In a documentary titled “Nero’s guests”, ex - Rural Affairs Editor of The Hindu, P. Sainath shows a very grim picture of the financial support provided by the government to these farmers. For example, we are shown that when the Sensex took a dip a few years ago, it took lesser than two hours for the Prime Minister to go to Dalal street and console the weeping tycoons. Paradoxically, it took him ten years to visit the family of a farmer who had committed suicide.[viii]
So, is the Centre then responsible for the deaths of all these farmers? No, is the answer they claim. The Centre during an affidavit filed in the Supreme Court in April 2017 agreed that the death of farmers was an “unfortunate issue” but they could only be held responsible for the formulation of the plans and not the implementation. The implementation, according to the Centre, is up to the State.[ix]
Whoever the implementation is up to, one thing both the State and Centre can probably agree upon is that farmer suicides in India is an inevitable issue. The immense loss of life, both old and young and the consequent impact, both socially and economically must be devastating for the suicide afflicted families.

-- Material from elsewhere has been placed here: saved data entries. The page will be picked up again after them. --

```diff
@@ -171,7 +184,29 @@
         fe_lo = tab->flt_e_lo[lane]; fe_hi = tab->flt_e_hi[lane];
         fx_lo = kFltX + (lane & 1) * 33 + tab->flt_x_lo[lane]; fx_hi = kFltX + (lane & 1) * 33 + tab->flt_x_hi[lane];
     }
-    const int4 *dctk4 = sm.dct + 3 * (lane < 24 ? lane : 0);
+
+    auto tail_batch = [&](int n) {
+        __syncwarp();
+#pragma unroll
+        for (int k = 0; k < 3; ++k) tl[32 * k + lane] = dct_lg(log100(tl[32 * k + lane], sm.log_thr));
+        __syncwarp();
+#pragma unroll 1
+        for (int k = 0; k < 3; ++k) {
+            const int c = 16 * k + (lane >> 1), fr = c / 12, role = 2 * (c - 12 * fr) + (lane & 1);
+            const int4 *w4 = sm.dct + 3 * role;
+            const int4 *l4 = reinterpret_cast<const int4 *>(tl + 24 * fr + 12 * (lane & 1));
+            s32 acc = sm.dct_neg[role];
+#pragma unroll
+            for (int j = 0; j < 3; ++j) {
+                const int4 w = w4[j], l = l4[j];
+                acc += __mulhi(l.x, w.x); acc += __mulhi(l.y, w.y); acc += __mulhi(l.z, w.z); acc += __mulhi(l.w, w.w);
+            }
+            acc += __shfl_xor_sync(0xFFFFFFFFu, acc, 1);
+            if ((lane & 1) == 0 && fr < n) *reinterpret_cast<s16 *>(sm.rows[warp][fr] + (c - 12 * fr) * 2) = (s16)acc;
+        }
+        __syncwarp();
+    };
+    int nb = 0;
 
     u32 gidx = 0;
     for (int it = 0;; ++it) {
@@ -209,12 +244,12 @@
 #pragma unroll
                 for (int m2 = 0; m2 < 4; ++m2) {
                     const int r = r0 + 16 * (((m2 & 1) << 1) | (m2 >> 1));
-                    const u32 a = (u32)wq[r];
-                    const u32 c = (u32)wq[r + 64];
+                    const u32 a = lds_s16(wq + r);
+                    const u32 c = lds_s16(wq + r + 64);
                     u32 Cr, Ci, Br = 0, Bi = 0;
                     cxmul(Cr, Ci, c, 0u, (u32)k1_2.x, (u32)k1_2.y);
                     if ((m2 & 1) == 0) {
-                        const u32 bb = (u32)wq[r + 128];
+                        const u32 bb = lds_s16(wq + r + 128);
                         cxmul(Br, Bi, bb, 0u, (u32)k1_1.x, (u32)k1_1.y);
                     }
                     u32 o[8];
@@ -318,20 +353,17 @@
                 u32 acc = fb[fe_hi] - fb[fe_lo];
 #pragma unroll
                 for (int j = 0; j < 6; ++j) if (fx_lo + j < fx_hi) acc += fb[fx_lo + j];
-                sm.lg[warp][lane] = (lane < 24) ? log100(acc, sm.log_thr) : 0u;
-            }
+                if (lane < 24) tl[24 * nb + lane] = acc;
+                if (lane == 0) sm.rows[warp][nb] = out_rows + (size_t)f * kRowBytes;
+            }
+            if (++nb == kFrameBatch) { tail_batch(nb); nb = 0; }
             __syncwarp();
-            {
-                const int4 d0 = dctk4[0], d1 = dctk4[1], d2 = dctk4[2];
-                const s32 dctk[12] = {d0.x, d0.y, d0.z, d0.w, d1.x, d1.y, d1.z, d1.w, d2.x, d2.y, d2.z, d2.w};
-                dct_row(sm.lg[warp], dctk, out_rows + (size_t)f * kRowBytes, lane);
-            }
-            __syncwarp();
         }
         gidx += (u32)F;
         __syncwarp();
         if (lane == 0) mbar_arrive(&sm.empty[s]);
     }
+    if (nb) tail_batch(nb);
     __syncthreads();
     cta_done();
 }
diff --git a/stm32-speech-recognition_b200/csrc/sr_mfcc_core.cuh b/stm32-speech-recognition_b200/csrc/sr_mfcc_core.cuh
--- a/stm32-speech-recognition_b200/csrc/sr_mfcc_core.cuh
+++ b/stm32-speech-recognition_b200/csrc/sr_mfcc_core.cuh
@@ -52,13 +52,15 @@
 }
 
 __device__ __forceinline__ u32 log100(u32 v, const u32 *thr) {
-    if (v == 0) return 0;
     int L = (int)(__log2f(__uint2float_rn(v)) * 69.31471805599453f);
     L = max(0, min(L, 2218));
-    while (v < thr[L]) --L;
-    while (L < 2218 && v >= thr[L + 1]) ++L;
-    return (u32)L;
+    L -= (int)(v < thr[L]);
+    L += (int)(L < 2218 && v >= thr[L + 1]);
+    return v == 0 ? 0u : (u32)L;
 }
+
+constexpr s32 kDctM = 10737419;
+__device__ __forceinline__ u32 dct_lg(u32 lg) { return lg ? 4u * lg : 1u; }
 
 __device__ __forceinline__ void dct_row(const u32 *lg, const s32 (&w)[12], unsigned char *row, int lane) {
     const u32 *lgp = lg + (lane & 1) * 12;
```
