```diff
@@ -526,6 +766,7 @@
 int32_t cxb_grid_sweep(cxb_grid* g, int64_t* n_updates_out) try { return GR(g)->sweep(n_updates_out); } CXB_ABI_CATCH(CXB_ERR_INTERNAL)
 void* cxb_grid_halo_send_ptr(cxb_grid* g, int32_t direction) {
     Grid* h = GR(g);
+    if (h->flush()) return nullptr;
     unsigned char* base = h->m2f[h->cur].p;
     if (direction == 0) return base + 0 * h->plane();
     if (direction == 1) return base + 3 * h->plane() + (size_t)(h->H - 1) * h->row();
@@ -533,6 +774,7 @@
 }
 void* cxb_grid_halo_recv_ptr(cxb_grid* g, int32_t direction) {
     Grid* h = GR(g);
+    if (h->flush()) return nullptr;
     unsigned char* base = h->halo_recv.p + (size_t)(h->sweep_no & 1) * 2 * h->row();
     if (direction == 0) return base;
     if (direction == 1) return base + h->row();
@@ -551,6 +793,7 @@
     Grid* h = GR(g);
     if (direction != 0 && direction != 1) return CXB_ERR_BAD_ARG;
     GR_CUDA(g, cudaSetDevice(h->device));
+    if (int32_t st = h->flush()) return st;
     cudaIpcMemHandle_t hh[2];
     memcpy(hh, neighbour_handles, sizeof(hh));
     void *halo = nullptr, *fl = nullptr;
@@ -565,6 +808,7 @@
 int32_t cxb_grid_p2p_connect_local(cxb_grid* g, int32_t direction, cxb_grid* neighbour) try {
     Grid *h = GR(g), *nb = GR(neighbour);
     if ((direction != 0 && direction != 1) || !nb || nb->W != h->W || nb->K != h->K || nb->dtype != h->dtype) return CXB_ERR_BAD_ARG;
+    if (int32_t st = h->flush()) return st;
     if (nb->device != h->device) {
         int can = 0;
         GR_CUDA(g, cudaDeviceCanAccessPeer(&can, h->device, nb->device));
@@ -585,6 +829,7 @@
 int32_t cxb_grid_get_marginals(cxb_grid* g, void* out_host) try {
     Grid* h = GR(g);
     GR_CUDA(g, cudaSetDevice(h->device));
+    if (int32_t st = h->flush()) return st;
     GR_CUDA(g, cudaMemcpyAsync(out_host, h->cur_marg ? h->cur_marg : h->marg.p, h->plane(), cudaMemcpyDeviceToHost, h->stream));
     GR_CUDA(g, cudaStreamSynchronize(h->stream));
     return h->check_halo();
@@ -595,8 +840,9 @@
         h->err = "message plane must be 0..7";
         return CXB_ERR_BAD_ARG;
     }
+    GR_CUDA(g, cudaSetDevice(h->device));
+    if (int32_t st = h->flush()) return st;
     const unsigned char* src = which < 4 ? h->m2v.p + (size_t)which * h->plane() : h->m2f[h->cur].p + (size_t)(which - 4) * h->plane();
-    GR_CUDA(g, cudaSetDevice(h->device));
     if (which < 4)
         if (int32_t st = h->flush_m2v()) return st;
     GR_CUDA(g, cudaMemcpyAsync(out_host, src, h->plane(), cudaMemcpyDeviceToHost, h->stream));
@@ -606,12 +852,14 @@
 void* cxb_grid_stream(cxb_grid* g) { return (void*)GR(g)->stream; }
 int32_t cxb_grid_last_kernel_ms(cxb_grid* g, float* ms_out) try {
     Grid* h = GR(g);
+    if (int32_t st = h->flush()) return st;
     if (!h->ran) {
         h->err = "no sweep has run yet";
         return CXB_ERR_STATE;
     }
     GR_CUDA(g, cudaEventSynchronize(h->ev1));
     GR_CUDA(g, cudaEventElapsedTime(ms_out, h->ev0, h->ev1));
+    *ms_out /= (float)h->last_launch_sweeps;
     return CXB_OK;
 } CXB_ABI_CATCH(CXB_ERR_INTERNAL)
 int32_t cxb_grid_infer_host(cxb_grid* g, const void* unary_host, void* marginals_out_host, int32_t n_sweeps, int64_t* n_updates_out) try {
diff --git a/profiles/time_potts_fused.py b/profiles/time_potts_fused.py
--- /dev/null
+++ b/profiles/time_potts_fused.py
@@ -0,0 +1,82 @@
+import gc
+import os
+import statistics
+import subprocess
+import sys
+
+import numpy as np
+import torch
+
+sys.path.insert(0, os.path.dirname(os.path.dirname(os.path.abspath(__file__))))
+from __graft_entry__ import load_package
+
+C = load_package()
+N = int(sys.argv[1]) if len(sys.argv) > 1 else 8192
+ROUNDS = int(sys.argv[2]) if len(sys.argv) > 2 else 3
+BATCHED = sys.argv[3] if len(sys.argv) > 3 else "default"
+K, BETA, SWEEPS = 16, 0.7, 50
+NS, THREADS, PER_SM = 2, 256, 4
+
+print(subprocess.run(["nvidia-smi", "--query-gpu=name,power.limit,clocks.max.sm", "--format=csv"], capture_output=True,
+                     text=True).stdout.strip(), flush=True)
+rng = np.random.Generator(np.random.PCG64(1234))
+unary = np.empty((N, N, K), dtype=np.float32)
+for i in range(0, N, 256):
+    e = rng.standard_exponential((min(256, N - i), N, K), dtype=np.float32)
+    unary[i:i + 256] = e / e.sum(axis=-1, keepdims=True)
+
+PX = THREADS // 4
+BW = PX - 2 * (NS - 1)
+sms = torch.cuda.get_device_properties(0).multi_processor_count
+strips = -(-N // BW)
+nb = min(max(1, PER_SM * sms // strips), N, 65535)
+BH = -(-N // nb)
+overlap = PX / BW * (BH + 2 * (NS - 1)) / BH
+bytes_single = 640
+bytes_batched = (320 * overlap + 576) / NS
+print(f"{N}^2, K = {K}: tile {BW} x {BH} (+ halo), {strips} x {-(-N // BH)} CTAs; model: single {bytes_single} B, batched "
+      f"{bytes_batched:.0f} B per pixel per sweep (read overlap {overlap:.3f})", flush=True)
+
+
+def arm(per_pass):
+    if per_pass is None:
+        os.environ.pop("CXB_GRID_SWEEPS_PER_PASS", None)
+    else:
+        os.environ["CXB_GRID_SWEEPS_PER_PASS"] = str(per_pass)
+    g = C.PottsGrid(N, N, K, BETA, dtype=C.capi.F32)
+    g.set_unary(unary)
+    g.reset_messages()
+    ext = torch.cuda.ExternalStream(g.stream)
+    for _ in range(3 * SWEEPS):
+        g.sweep()
+    g.sync()
+    l0 = C.default_api().kernel_launches()
+    e0, e1 = torch.cuda.Event(enable_timing=True), torch.cuda.Event(enable_timing=True)
+    e0.record(ext)
+    for _ in range(SWEEPS):
+        g.sweep()
+    e1.record(ext)
+    e1.synchronize()
+    launches = C.default_api().kernel_launches() - l0
+    ms = e0.elapsed_time(e1) / SWEEPS
+    del g
+    gc.collect()
+    return ms, launches
+
+
+arms = [1, None if BATCHED == "default" else int(BATCHED)]
+res = {a: [] for a in arms}
+for r in range(ROUNDS):
+    for a in arms:
+        ms, launches = arm(a)
+        res[a].append(ms)
+        name = "single (=1)" if a == 1 else f"batched ({BATCHED})"
+        print(f"round {r} {name:14s}: {ms:.3f} ms per sweep (events, {SWEEPS} sweeps in {launches} launches)", flush=True)
+for a in arms:
+    ev = res[a]
+    mean = statistics.mean(ev)
+    b = bytes_single if a == 1 else bytes_batched
+    print(f"{'single' if a == 1 else 'batched':7s}: {mean:.3f} ms per sweep, spread {min(ev):.3f} .. {max(ev):.3f} "
+          f"({(max(ev) - min(ev)) / mean * 100:.2f} %); model {b * N * N / 1e9:.2f} GB per sweep = {b * N * N / (mean * 1e6):.0f} GB/s")
+ratio = [x / y for x, y in zip(res[arms[0]], res[arms[1]])]
+print(f"single / batched per sweep: {statistics.mean(ratio):.3f} (rounds: {', '.join(f'{x:.3f}' for x in ratio)})")
```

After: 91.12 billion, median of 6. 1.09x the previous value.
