## Use all eight waves on cut Winograd F(4,3) tiles with single-column MFMA work

For the partial (cut) M-tiles, the old kernel left four of eight waves idle except for DMA and barrier participation. Now every wave computes a 16-row slice with one MFMA column (NB=1), templating the pass and epilogue on NB. This spreads the 32-tile half across all waves and drops the duplicated idle-wave control path. The cost is extra code instantiation, register pressure from two variants, and lane ids recomputed via mbcnt to limit live ranges.

```diff
diff --git a/yolo_for_turbines_amd/csrc/conv_wino4_f32.hip b/yolo_for_turbines_amd/csrc/conv_wino4_f32.hip
--- a/yolo_for_turbines_amd/csrc/conv_wino4_f32.hip
+++ b/yolo_for_turbines_amd/csrc/conv_wino4_f32.hip
@@ -147,11 +147,11 @@
 constexpr int W4_DMA = 3;
 constexpr int W4_TAB = 512;
 
-template <int OFF>
-__device__ __forceinline__ void w4_read3(float& a, float& b0, float& b1, unsigned ua, unsigned va) {
+template <int OFF, int NB>
+__device__ __forceinline__ void w4_read(float& a, float& b0, float& b1, unsigned ua, unsigned va) {
     asm volatile("ds_read_b32 %0, %1 offset:%2" : "=&v"(a) : "v"(ua), "n"(OFF));
     asm volatile("ds_read_b32 %0, %1 offset:%2" : "=&v"(b0) : "v"(va), "n"(OFF));
-    asm volatile("ds_read_b32 %0, %1 offset:%2" : "=&v"(b1) : "v"(va), "n"(OFF + 256));
+    if constexpr (NB == 2) asm volatile("ds_read_b32 %0, %1 offset:%2" : "=&v"(b1) : "v"(va), "n"(OFF + 256));
 }
 
 template <int ACT, bool RES>
@@ -167,8 +167,7 @@
     const int half = (row - wrows) & 1;
     const int mt = cut ? p.n_whole + ((row - wrows) >> 1) * 8 + xcd : row * 8 + xcd;
     if (mt >= (cut ? p.n_mt : p.n_whole)) return;
-    const int wm = cut ? half : wave & 1, wn = cut ? wave & 3 : wave >> 1;
-    const bool busy = !cut || wave < 4;
+    const int trow = cut ? 32 * half + 16 * (wave >> 2) : 32 * (wave & 1), wn = cut ? wave & 3 : wave >> 1;
 
     int* tab = reinterpret_cast<int*>(smem + W4_SLOTS * W4_STAGE);
     if (tid < 64) {
@@ -190,50 +189,46 @@
     const char* src = grp < 2 ? reinterpret_cast<const char*>(p.V + plane * v_c4 + (size_t)mt * 256)
                               : reinterpret_cast<const char*>(p.U + plane * u_c4 + (size_t)nt * 256);
     const size_t s_xi = (grp < 2 ? v_xi : u_xi) * 4, s_c4 = (grp < 2 ? v_c4 : u_c4) * 4;
-    const unsigned lane16 = lane * 16;
     const unsigned lds0 = (unsigned)(size_t)(wn_lptr)smem;
+    unsigned lane16 = lane * 16;
     auto issue_piece = [&](int k, int pass, int st, int slot) {
         const int x = x0 + k;
         wn_glds16_s(src + (size_t)(6 * pass + x) * s_xi + (size_t)(2 * st) * s_c4, lane16, lds0 + slot * W4_STAGE + (6 * grp + x) * 1024);
     };
     auto issue = [&](int pass, int st, int slot) { wn_for<0, W4_DMA>([&](auto K) { issue_piece(decltype(K)::value, pass, st, slot); }); };
 
-    const unsigned vb = lds0 + (32 * wm + l16) * 16 + kq * 4;
+    const unsigned vb = lds0 + (trow + l16) * 16 + kq * 4;
     const unsigned ub = lds0 + 12288 + (16 * wn + l16) * 16 + kq * 4;
 
     const int nst = p.C4p / 2;
-    f32x4 py[2][4][4];
-#pragma unroll
-    for (int bb = 0; bb < 2; ++bb)
-#pragma unroll
-        for (int i = 0; i < 4; ++i)
-#pragma unroll
-            for (int j = 0; j < 4; ++j) py[bb][i][j] = f32x4{0.f, 0.f, 0.f, 0.f};
-
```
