template <int AK, int EK, int N, int K, int BMT, int HS = 16>
__global__ __launch_bounds__(512) void gemm_rw_kernel(ALoad<AK> al, const uint16_t* __restrict__ Wb, Epi<EK> ep, int M) {
    constexpr int NTH = 512, KC = K / 8;
    constexpr int ACH = BMT * KC / NTH;
    constexpr int RT = BMT / 64;
    constexpr int CT = N / 32;
    constexpr int WCH = N * KC / NTH;
    constexpr int A_BYTES = BMT * K * 2, ST_BYTES = 8 * 16 * EP * 4;
    constexpr int AS_BYTES = A_BYTES > ST_BYTES ? A_BYTES : ST_BYTES;
    static_assert(BMT * KC % NTH == 0 && N * KC % NTH == 0 && K % 64 == 0 && N % 64 == 0, "tile shapes");
    static_assert(N * K * 2 + AS_BYTES <= 160 * 1024, "LDS budget");
    __shared__ __attribute__((aligned(16))) uint16_t Ws[N * K];
    __shared__ __attribute__((aligned(16))) unsigned char as_raw[AS_BYTES];
    __shared__ __attribute__((aligned(16))) float bs[N];
    uint16_t* As = (uint16_t*)as_raw;
    float* stage_all = (float*)as_raw;

    const int tid = threadIdx.x, lane = tid & 63, wave = tid >> 6;
    const int fr = lane & 15, g = lane >> 4;
    const int wr = wave >> 1, wc = wave & 1;
    const int ntiles = (M + BMT - 1) / BMT;
    static_assert(EK != E_F32 || (RT == 1 && CT == 4), "the E_F32 prefetch below covers one 16 x 64 wave tile");
    for (int i = tid; i < N; i += NTH) bs[i] = ep.d.bias ? ep.d.bias[i] : 0.f;
    int erow_nxt = -1, erow_cur = -1;
    f32x4 aux_nxt[4], aux_cur[4];
    const int ecol = wc * (N / 2) + (lane & 3) * 16;

    typename ALoad<AK>::Raw ra[ACH];
    int arow[ACH];
    int erow_res = -1;
    auto crow = [&](int c) { return AK == A_HEADS ? ((c >> 1) & (BMT - 1)) : c / KC; };
    auto ccol = [&](int c) { return AK == A_HEADS ? (((c / (2 * BMT)) << 1) | (c & 1)) : c % KC; };
    static_assert(AK != A_HEADS || (BMT & (BMT - 1)) == 0, "head-major chunk map needs a power-of-two tile height");
    uint32_t ain = 0;
    uint32_t aok = 0;
    bool ein = false;
    auto resolve = [&](int t) {
        ain = 0;
#pragma unroll
        for (int i = 0; i < ACH; ++i) {
            const int c = tid + i * NTH, m = t * BMT + crow(c);
            const bool in = (t < ntiles) && (m < M);
            ain |= (uint32_t)in << i;
            if constexpr (AK == A_F32) arow[i] = al.d.rowidx[min(m, M - 1)];
            else arow[i] = min(m, M - 1);
        }
        if constexpr (EK == E_F32) {
            const int m = t * BMT + wr * 16 + (lane >> 2);
            ein = (t < ntiles) && (m < M);
            erow_res = ein ? ep.d.rowidx[m] : -1;
        }
    };
    auto issue = [&]() {
        aok = 0;
#pragma unroll
        for (int i = 0; i < ACH; ++i) {
            const int c = tid + i * NTH;
            const int r = ((ain >> i) & 1) ? arow[i] : -1;
            if constexpr (AK == A_HEADS) ra[i] = al.raw_at(r, ccol(c) * 8);
            else ra[i] = al.raw_unc(max(r, 0), ccol(c) * 8);
            aok |= (uint32_t)(r >= 0) << i;
        }
        if constexpr (EK == E_F32) {
            erow_nxt = ein ? erow_res : -1;
            const float* ax = (const float*)ep.d.aux + (long)max(erow_nxt, 0) * ep.d.ld + ecol;
#pragma unroll
            for (int i = 0; i < 4; ++i) aux_nxt[i] = *(const f32x4*)(ax + 4 * i);
        }
    };
    auto commit = [&]() {
#pragma unroll
        for (int i = 0; i < ACH; ++i) {
            const int c = tid + i * NTH;
            *(uint4*)(As + swzk(crow(c), ccol(c), K)) = ((aok >> i) & 1) ? al.cvt(ra[i]) : make_uint4(0, 0, 0, 0);
        }
    };
    const int G = gridDim.x;
    STAMP_DECL(8)
    auto tile_step = [&](int t) {
        STAMP_WAITV();
        STAMP(0);
        commit();
        if constexpr (EK == E_F32) {
            erow_cur = erow_nxt;
#pragma unroll
            for (int i = 0; i < 4; ++i) aux_cur[i] = aux_nxt[i];
        }
        STAMP(1);
        __syncthreads();
        STAMP(2);
        issue();
        resolve(t + 2 * G);
        STAMP(3);
        f32x4 acc[RT][CT];
#pragma unroll
        for (int i = 0; i < RT; ++i)
#pragma unroll
            for (int j = 0; j < CT; ++j) acc[i][j] = (f32x4){0.f, 0.f, 0.f, 0.f};
#pragma unroll
        for (int ks = 0; ks < K / 32; ++ks) {
            bf16x8 af[RT];
#pragma unroll
            for (int i = 0; i < RT; ++i) af[i] = *(const bf16x8*)(As + swzk(wr * 16 * RT + i * 16 + fr, ks * 4 + g, K));
#pragma unroll
            for (int j = 0; j < CT; ++j) {
                const bf16x8 bf = *(const bf16x8*)(Ws + swzk(wc * (N / 2) + j * 16 + fr, ks * 4 + g, K));
#pragma unroll
                for (int i = 0; i < RT; ++i) acc[i][j] = mfma32(af[i], bf, acc[i][j]);
            }
        }
        asm volatile("" :: "v"(acc[0][0][0]), "v"(acc[RT - 1][CT - 1][3]));
        STAMP(4);
        __syncthreads();
        STAMP(5);
        float* st = stage_all + wave * 16 * EP;
#pragma unroll
        for (int i = 0; i < RT; ++i)
#pragma unroll
            for (int j0 = 0; j0 < CT; j0 += 4) {
#pragma unroll
                for (int j = 0; j < 4; ++j)
#pragma unroll
                    for (int r = 0; r < 4; ++r) st[(4 * g + r) * EP + 16 * j + fr] = acc[i][j0 + j][r];
                const int m0 = t * BMT + wr * 16 * RT + i * 16, n0 = wc * (N / 2) + j0 * 16;
                if constexpr (EK == E_QKV_HEADS) {
                    const EpiDesc& d = ep.d;
                    const int h = d.p0, Lp = d.p2, L = d.p4;
                    const int r = lane & 15, slot = lane >> 4, nb = n0 + slot * 16, m = m0 + r;
                    if (m < d.M) {
                        const int ph = HS == 16 ? nb >> 4 : nb >> 5, lp = (h == 1) ? ph : fdiv(ph, h, d.mg1), hd = ph - lp * h;
                        const int part = lp + d.p1;
                        const int bw = fdiv(m, Lp, d.mg0), tt = m - bw * Lp;
                        const bool valid = tt < L;
                        float v[16];
                        float ss = 0.f;
#pragma unroll
                        for (int j = 0; j < 16; j += 4) {
                            const f32x4 x = *(const f32x4*)(st + r * EP + slot * 16 + j) + *(const f32x4*)(bs + nb + j);
#pragma unroll
                            for (int e = 0; e < 4; ++e) {
                                v[j + e] = valid ? x[e] : 0.f;
                                ss = fmaf(v[j + e], v[j + e], ss);
                            }
                        }
                        if constexpr (HS == 32) ss += __shfl_xor(ss, 16);
                        float rn = 1.f;
                        if (part < 2) {
                            rn = 1.f / fmaxf(sqrtf(ss), 1e-12f);
                            if (HS == 16 || !(slot & 1)) d.aux_out[(((long)bw * h + hd) * 2 + part) * Lp + tt] = valid ? rn : 0.f;
                        }
                        uint16_t* o = (uint16_t*)d.out + ((((long)bw * h + hd) * 3 + part) * Lp + tt) * HS + (HS == 32 ? (slot & 1) * 16 : 0);
                        float w8[8];
#pragma unroll
                        for (int e = 0; e < 8; ++e) w8[e] = v[e] * rn;
                        *(uint4*)o = pack8(w8);
#pragma unroll
                        for (int e = 0; e < 8; ++e) w8[e] = v[8 + e] * rn;
                        *(uint4*)(o + 8) = pack8(w8);
                    }
                } else if constexpr (EK == E_F32) {
                    if (erow_cur >= 0) {
                        float* o = (float*)ep.d.out + (long)erow_cur * ep.d.ld + ecol;
                        const int r = lane >> 2, c0 = (lane & 3) * 16;
#pragma unroll
                        for (int q = 0; q < 4; ++q)
                            *(f32x4*)(o + 4 * q) = *(const f32x4*)(st + r * EP + c0 + 4 * q) + *(const f32x4*)(bs + ecol + 4 * q) + aux_cur[q];
                    }
                } else {
                    ep.tile(st, m0, n0, lane);
                }
            }
        STAMP(6);
        __syncthreads();
        STAMP(7);
    };
    int t = blockIdx.x;
    resolve(t);
    issue();
    resolve(t + G);
#pragma unroll
    for (int i = 0; i < WCH; ++i) {
        const int c = tid + i * NTH, n = c / KC, kc = c - n * KC;
        *(uint4*)(Ws + swzk(n, kc, K)) = *(const uint4*)(Wb + (long)n * K + kc * 8);
    }

    STAMP_START();
    for (; t < ntiles; t += G) tile_step(t);
#ifdef SWV2_RW_STAMPS
    if (tid == 0)
        for (int k = 0; k < 8; ++k) rw_stamps[blockIdx.x * 8 + k] = st_acc[k];
#endif
}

There is the fact that the Centre has raised the budget for agriculture from 9 to 10 crores but given the candid admission by them as stated above, one can only wonder if this raise in budget has any real value or is it a mere political eyewash.
[i] "Family Debts Main Cause of Indian Farm Suicides." The Economic Times. Economic Times, 28 June 2017. Web. 19 July 2017.
[ii] Mahapatra, Dhananjay. "Over 12,000 Farmer Suicides per Year, Centre Tells Supreme Court - Times of India." The Times of India. India, 02 May 2017. Web. 19 July 2017.
[iii] Venkat, Vidya. "Will Budget Help Double Farmers' Income?" The Hindu. The Hindu, 06 Feb. 2017. Web. 19 July 2017.
[iv]"Family Debts Main Cause of Indian Farm Suicides." The Economic Times. Economic Times, 28 June 2017. Web. 19 July 2017.
[v] Vaidyanathan, A. “Farmers' Suicides and the Agrarian Crisis.” Economic and Political Weekly, vol. 41, no. 38, 2006, pp. 4009–4013. JSTOR, www.jstor.org/stable/4418717.
[vi] E. A. S. Sarma. “Is Rural Economy Breaking Down? Farmers' Suicides in Andhra Pradesh.” Economic and Political Weekly, vol. 39, no. 28, 2004, pp. 3087–3089. JSTOR, www.jstor.org/stable/4415247.
[vii] Singh, Santosh Kr. “Sociological Bulletin.” Sociological Bulletin, vol. 61, no. 1, 2012, pp. 183–186. JSTOR, www.jstor.org/stable/23620959.
[viii] Nero’s Guests. Dir. Deepa Bhatia. Cinephil, 2009. Documentary
[ix] Rajagopal, Krishnadas. "Farm Suicides Get Attention of Supreme Court." The Hindu. The Hindu, 30 Apr. 2017. Web. 19 July 2017.